Six months of LLM progress: coding agents grew up, laptop models punched above their weight

Simon Willison’s PyCon US 2026 lightning talk frames November 2025 as an inflection point for LLMs, especially for coding. The frontier crown changed hands five times across Claude Sonnet 4.5, GPT-5.1, Gemini 3, GPT-5.1 Codex Max, and Claude Opus 4.5, but the more consequential shift was that coding agents finally crossed the threshold from often-working to reliably-working. The result of OpenAI and Anthropic’s year-long investment in Reinforcement Learning from Verifiable Rewards, paired with Codex and Claude Code harnesses, made these agents usable as daily drivers rather than novelty toys.

The holiday window that followed produced a wave of over-ambitious experiments, including Willison’s own retired projects like a JavaScript-in-Python port. February brought the breakout of OpenClaw, a personal AI assistant whose category — dubbed “Claws” — drove a run on Mac Minis as people sought local hardware to host them. Willison nods to the obvious risk metaphor: powerful, semi-autonomous assistants are fine until something breaks the guardrails.

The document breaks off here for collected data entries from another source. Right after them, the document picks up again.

diff --git a/flair-1_amd/csrc/tr_frag.h b/flair-1_amd/csrc/tr_frag.h
--- /dev/null
+++ b/flair-1_amd/csrc/tr_frag.h
@@ -0,0 +1,37 @@
+#pragma once
+#include "common.h"
+
+namespace flair {
+
+template <typename T> struct HFrag;
+template <> struct HFrag<bf16_t> {
+  static constexpr int KSTEP = 32;
+  template <int STRIDE>
+  __device__ static __forceinline__ u32x4 load(const unsigned char* img, int row0, int cb, int lane) {
+    const int g = lane >> 4, i = lane & 15, q = i >> 2, p = i & 3;
+    typedef __attribute__((address_space(3))) s16x4_t* lds_p;
+    s16x4_t lo = __builtin_amdgcn_ds_read_tr16_b64_v4i16((lds_p)(img + (row0 + 8 * g + 2 * q) * STRIDE + cb + 8 * p));
+    s16x4_t hi = __builtin_amdgcn_ds_read_tr16_b64_v4i16((lds_p)(img + (row0 + 8 * g + 2 * q + 1) * STRIDE + cb + 8 * p));
+    u32x4 r;
+    r.x = (unsigned)(unsigned short)lo[0] | ((unsigned)(unsigned short)lo[1] << 16);
+    r.y = (unsigned)(unsigned short)lo[2] | ((unsigned)(unsigned short)lo[3] << 16);
+    r.z = (unsigned)(unsigned short)hi[0] | ((unsigned)(unsigned short)hi[1] << 16);
+    r.w = (unsigned)(unsigned short)hi[2] | ((unsigned)(unsigned short)hi[3] << 16);
+    return r;
+  }
+};
+template <> struct HFrag<float> {
+  static constexpr int KSTEP = 16;
+  template <int STRIDE>
+  __device__ static __forceinline__ u32x4 load(const unsigned char* img, int row0, int cb, int lane) {
+    const int g = lane >> 4, i = lane & 15;
+    u32x4 r;
+    r.x = *reinterpret_cast<const unsigned*>(img + (row0 + g) * STRIDE + cb + 4 * i);
+    r.y = *reinterpret_cast<const unsigned*>(img + (row0 + 4 + g) * STRIDE + cb + 4 * i);
+    r.z = *reinterpret_cast<const unsigned*>(img + (row0 + 8 + g) * STRIDE + cb + 4 * i);
+    r.w = *reinterpret_cast<const unsigned*>(img + (row0 + 12 + g) * STRIDE + cb + 4 * i);
+    return r;
+  }
+};
+
+}
diff --git a/flair-1_amd/csrc/unet.h b/flair-1_amd/csrc/unet.h
--- a/flair-1_amd/csrc/unet.h
+++ b/flair-1_amd/csrc/unet.h
@@ -2,6 +2,7 @@
 #include <string>
 #include <vector>
 
+#include "bwd_halo16.h"
 #include "ops.h"
 
 namespace flair {
@@ -158,6 +159,8 @@
   int sole_producer(const Act& a) const;
   int residual_producer(const Act& a) const;
   void attach_bn_reduce(ConvArgs& a, const Act& target);
+  bool bwd16_ok(int flavour, const ConvArgs& a, const WgradArgs& w, const Act& x) const;
+  void bwd16_run(Bwd16Args& f, const ConvArgs& a, const WgradArgs& w, const Act& x);
   std::vector<GradBuf> gbufs_;
   const void* acc_src_next_ = nullptr;
   bool bwd_fuse() const;
@@ -165,6 +168,7 @@
   void* grad_peek(const Act& a);
 
   size_t plan_bytes(int B, int H, int W, int training);
+  size_t plan_step_bytes(int B, int H, int W);
   void build_table();
   int add_conv(const std::string& name, int cin, int cout, int k, int stride, int pad, bool bias, int stage);
   int add_bn(const std::string& name, int c, int stage);
diff --git a/flair-1_amd/csrc/unet.hip b/flair-1_amd/csrc/unet.hip
--- a/flair-1_amd/csrc/unet.hip
+++ b/flair-1_amd/csrc/unet.hip
@@ -568,7 +568,6 @@
   const ConvDesc& c = convs[u.conv];
   const BnDesc& b = bns[u.bn];
   const long rows = u.y.rows();
-  void* dy = alloc((size_t)u.y.elems() * dtype_size(dtype));
   const int pre_nblk = u.bnr_nblk;
   const bool masked = u.bnr_masked && pre_nblk > 0;
   float* partial = pre_nblk > 0 ? u.bnr_partial : alloc_f((long)bn_bwd_blocks(rows) * 2 * b.C);
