#ifdef T2V_STAMPS
__device__ unsigned long long* g_stamps = nullptr;
__device__ unsigned int g_stamps_cap = 0;
extern "C" int t2v_stamps_set(void* buf, unsigned int cap_records) {
    if (hipMemcpyToSymbol(HIP_SYMBOL(g_stamps), &buf, sizeof(buf)) != hipSuccess) return -1;
    if (hipMemcpyToSymbol(HIP_SYMBOL(g_stamps_cap), &cap_records, sizeof(cap_records)) != hipSuccess) return -1;
    return 0;
}
__device__ __forceinline__ unsigned long long stamp_now() {
    unsigned long long t;
    __builtin_amdgcn_sched_barrier(0);
    asm volatile("s_memtime %0\n\ts_waitcnt lgkmcnt(0)" : "=s"(t) :: "memory");
    __builtin_amdgcn_sched_barrier(0);
    return t;
}
#define STAMP(v) const unsigned long long v = stamp_now()
#define STAMP_ACC(acc, a, b) acc += (b) - (a)
#else
#define STAMP(v)
// ... 1081 lines not shown
    __shared__ __attribute__((aligned(16))) float Bs[(DB ? 2 : 1) * 3 * BKT * BN];

    const int tid = threadIdx.x;
    const int lane = tid & 63, wave = tid >> 6;
    const int l31 = lane & 31, hi = lane >> 5;
    const int wco = wave % WAVES_CO, wm = wave / WAVES_CO;

    const int tile = xcd_remap((int)blockIdx.x, (int)gridDim.x);
    int gi = 0;
#pragma unroll
    for (int k = 1; k < T2V_MAX_GROUPS; ++k)
        if (k < tab.n && tile >= tab.tile_start[k]) gi = k;
    const t2v_conv_group& gd = tab.g[gi];
    const int tm = gd.dstride;
    const int Dn = tm ? gd.D / 2 : 1, Hn = gd.H / 2, Wn = gd.W / 2;
    const int Hp = gd.H + 1, Wp = gd.W + 2, Dp = tm ? gd.D + 1 : 1;
    const int Vp = Dp * Hp * Wp;
    const int HWn = Hn * Wn, DHWn = Dn * HWn;
    const int M = gd.N * DHWn;
    const int m0 = (tile - tab.tile_start[gi]) * BM, co0 = blockIdx.y * BN;
    const int ntaps = gd.ntaps;
    const int nrow = ntaps / 3;

    const int lane_r = lane < nrow ? lane : 0, lane_t = lane < ntaps ? lane : 0;
    const int tab_roff = ((tm ? gd.dz[lane_r * 3] + 1 : 0) * Hp + gd.dy[lane_r * 3] + 1) * Wp * 4;
    const int tab_widx = gd.widx[lane_t];
    const __amdgpu_buffer_rsrc_t rx = __builtin_amdgcn_make_buffer_rsrc((void*)gd.x, 0, (int)((uint32_t)(gd.N * Vp) * (uint32_t)Cin * 4u), 0x00020000);
    const __amdgpu_buffer_rsrc_t rw = __builtin_amdgcn_make_buffer_rsrc((void*)wp, 0, -1, 0x00020000);

    const int ma_l = tid % BM, ka_l = tid / BM;
    uint32_t xbase = 0;
// ... 213 lines not shown
    const int wco = wave % WAVES_CO, wm = wave / WAVES_CO;

    const int tile = xcd_remap((int)blockIdx.x, (int)gridDim.x);
    int gi = 0;
#pragma unroll
    for (int k = 1; k < T2V_MAX_GROUPS; ++k)
        if (k < tab.n && tile >= tab.tile_start[k]) gi = k;
    const t2v_conv_group& gd = tab.g[gi];
    const int tm = gd.dstride;
    const int nct = (int)gridDim.y >> 2;
    const int pair = (int)blockIdx.y / nct, ct = pair >> 1, cy = pair & 1;
    if (tm == 0 && ct) return;
    const int co0 = ((int)blockIdx.y - pair * nct) * BN;
    const int Dn = tm ? gd.D / 2 : 1, Hn = gd.H / 2, Wn = gd.W / 2;
    const int Dq = tm ? Dn + 1 : 1, Hq = Hn + 1, Wq = Wn + 1;
    const int HWn = Hn * Wn, Vn = Dn * HWn;
    const int HWq = Hq * Wq, Vq = Dq * HWq;
    const int De = (tm && ct) ? Dn : Dq, He = cy ? Hn : Hq;
    const int HWe = He * Wq, Ve = De * HWe;
    const int M = gd.N * Ve;
    const int m0 = (tile - tab.tile_start[gi]) * BM;
    if (m0 >= M) return;
    const int ndz = (tm && ct == 0) ? 2 : 1, ndy = cy == 0 ? 2 : 1;
    const int nrow = ndz * ndy;
    const int lane_t = lane < 27 ? lane : 0;
    const int tab_widx = gd.widx[lane_t];
    const __amdgpu_buffer_rsrc_t rx = __builtin_amdgcn_make_buffer_rsrc((void*)gd.x, 0, (int)((uint32_t)(gd.N * Vn) * (uint32_t)K * 4u), 0x00020000);
    const __amdgpu_buffer_rsrc_t rw = __builtin_amdgcn_make_buffer_rsrc((void*)wp, 0, -1, 0x00020000);

    const int ma_l = tid % BM, ka_l = tid / BM;
    const int hk = tid % BKT;
    const bool halo_thread = tid < BKT;
// ... 217 lines not shown
                const float xo = a_own[krow * AP], xl = a_left[krow * AP];
                acc0 = __builtin_amdgcn_mfma_f32_32x32x2f32(b0[krow * BN], xo, acc0, 0, 0, 0);
                acc1 = __builtin_amdgcn_mfma_f32_32x32x2f32(b1[krow * BN], xo, acc1, 0, 0, 0);
                acc0 = __builtin_amdgcn_mfma_f32_32x32x2f32(b2[krow * BN], xl, acc0, 0, 0, 0);
            }
        }
        __builtin_amdgcn_s_setprio(0);
        __syncthreads();
    }
    }
    const int m = m0 + wm * WM + l31;
    if (m < M) {
        const int n = m / Ve, spe = m - n * Ve;
        const int at = spe / HWe, r2 = spe - at * HWe;
        const int a = r2 / Wq, b = r2 - a * Wq;
        const int sp = (at * Hq + a) * Wq + b;
        constexpr bool row_ok = true;
        const bool ok1 = b < Wn;
        const size_t plane = (size_t)gd.N * C * Vq;
        float* p0 = gd.y + ((size_t)blockIdx.z * 8 + (size_t)((ct * 2 + cy) * 2 + 0)) * plane + (size_t)n * C * Vq + sp;
        float* p1 = p0 + plane;
#pragma unroll
        for (int r = 0; r < 16; ++r) {
            const int co = co0 + wco * WCO + (r & 3) + 8 * (r >> 2) + 4 * hi;
            if (co < C) {
                if (row_ok) p0[(size_t)co * Vq] = acc0[r];
                if (ok1) p1[(size_t)co * Vq] = acc1[r];
            }
        }
    }
}
// ... 2208 lines not shown
#pragma unroll
        for (int k = 1; k < T2V_MAX_GROUPS; ++k)
            if (k < tab.n && q >= tab.chunk_start[k]) gi = k;
        const t2v_conv_group& gd = tab.g[gi];
        g_i = gi;
        g_begin = tab.chunk_start[gi];
        g_end = tab.chunk_start[gi + 1];
        g_tm = gd.dstride;
        const int Dn = g_tm ? gd.D / 2 : 1;
        gHn = gd.H / 2; gWn = gd.W / 2; gHWn = gHn * gWn; gVn = Dn * gHWn;
        gM = gd.N * gVn;
        g_pow2 = ((Dn & (Dn - 1)) | (gHn & (gHn - 1)) | (gWn & (gWn - 1))) == 0;
        g_lw = __builtin_ctz(gWn);
        g_lhw = g_lw + __builtin_ctz(gHn);
        g_lv = g_lhw + __builtin_ctz(Dn);
        gHp = gd.H + 1; gWp = gd.W + 2;
        gVp = (g_tm ? gd.D + 1 : 1) * gHp * gWp;
        g_x = __builtin_amdgcn_make_buffer_rsrc((void*)gd.x, 0, (int)((uint32_t)(gd.N * gVp) * (uint32_t)Cin * 4u), 0x00020000);
        g_y = __builtin_amdgcn_make_buffer_rsrc((void*)gd.y, 0, (int)((uint32_t)gM * (uint32_t)Cout * 4u), 0x00020000);
    };

    auto load_chunk = [&](int q) {
        if (q >= g_end || g_i < 0) enter_group(q);
        const int m = (q - g_begin) * WG_BK + ml;
        const bool mv = m < gM;
        int n, sp, e, i, j;
        if (g_pow2) {
            n = m >> g_lv;
            sp = m & (gVn - 1);
            e = sp >> g_lhw;
            i = (sp >> g_lw) & (gHn - 1);
// ... 550 lines not shown
    WGroupTable tab;
    WgradPlan p;
    if (!build_wtable(groups, ngroups, Cin, Cout, kD, kH, kW, false, tab, p)) return T2V_EINVAL;
    float dummy;
    return wgrad_impl(groups, ngroups, Cin, Cout, kD, kH, kW, nullptr, want_bias ? &dummy : nullptr, slab, flags, stream, out_src);
}
struct PoolPlan { int S; long tiles; bool vecb; };
static bool pool_member_ok(const t2v_conv_group& g, bool need_ptrs) {
    if (need_ptrs && (!g.x || !g.y)) return false;
    if (g.N < 1 || g.H < 2 || g.W < 2 || (g.H & 1) || (g.W & 1)) return false;
    if (g.dstride == 0) return g.D == 1;
    if (g.dstride != 1 && g.dstride != 2) return false;
    return g.D >= 2 && !(g.D & 1);
}
static inline long pool_rows(const t2v_conv_group& g) { return (long)g.N * (g.dstride ? g.D / 2 : 1) * (g.H / 2) * (g.W / 2); }
static inline long pool_padded(const t2v_conv_group& g) { return (long)(g.dstride ? g.D + 1 : 1) * (g.H + 1) * (g.W + 2); }
static inline long pool_grid(const t2v_conv_group& g) { return (long)(g.dstride ? g.D / 2 + 1 : 1) * (g.H / 2 + 1) * (g.W / 2 + 1); }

The second major theme is the rapid closing of the gap between frontier models and what runs locally. Gemini 3.1 Pro and Google’s animated multi-animal demos suggest the labs are now optimizing for whimsical generative tasks, while open-weight entrants like GLM-5.1 and a 20.9GB Qwen3.6-35B-A3B variant produced laptop-grade output that, by Willison’s pelican benchmark, rivals or beats much larger hosted models — strong enough that he concedes the benchmark itself is approaching obsolescence.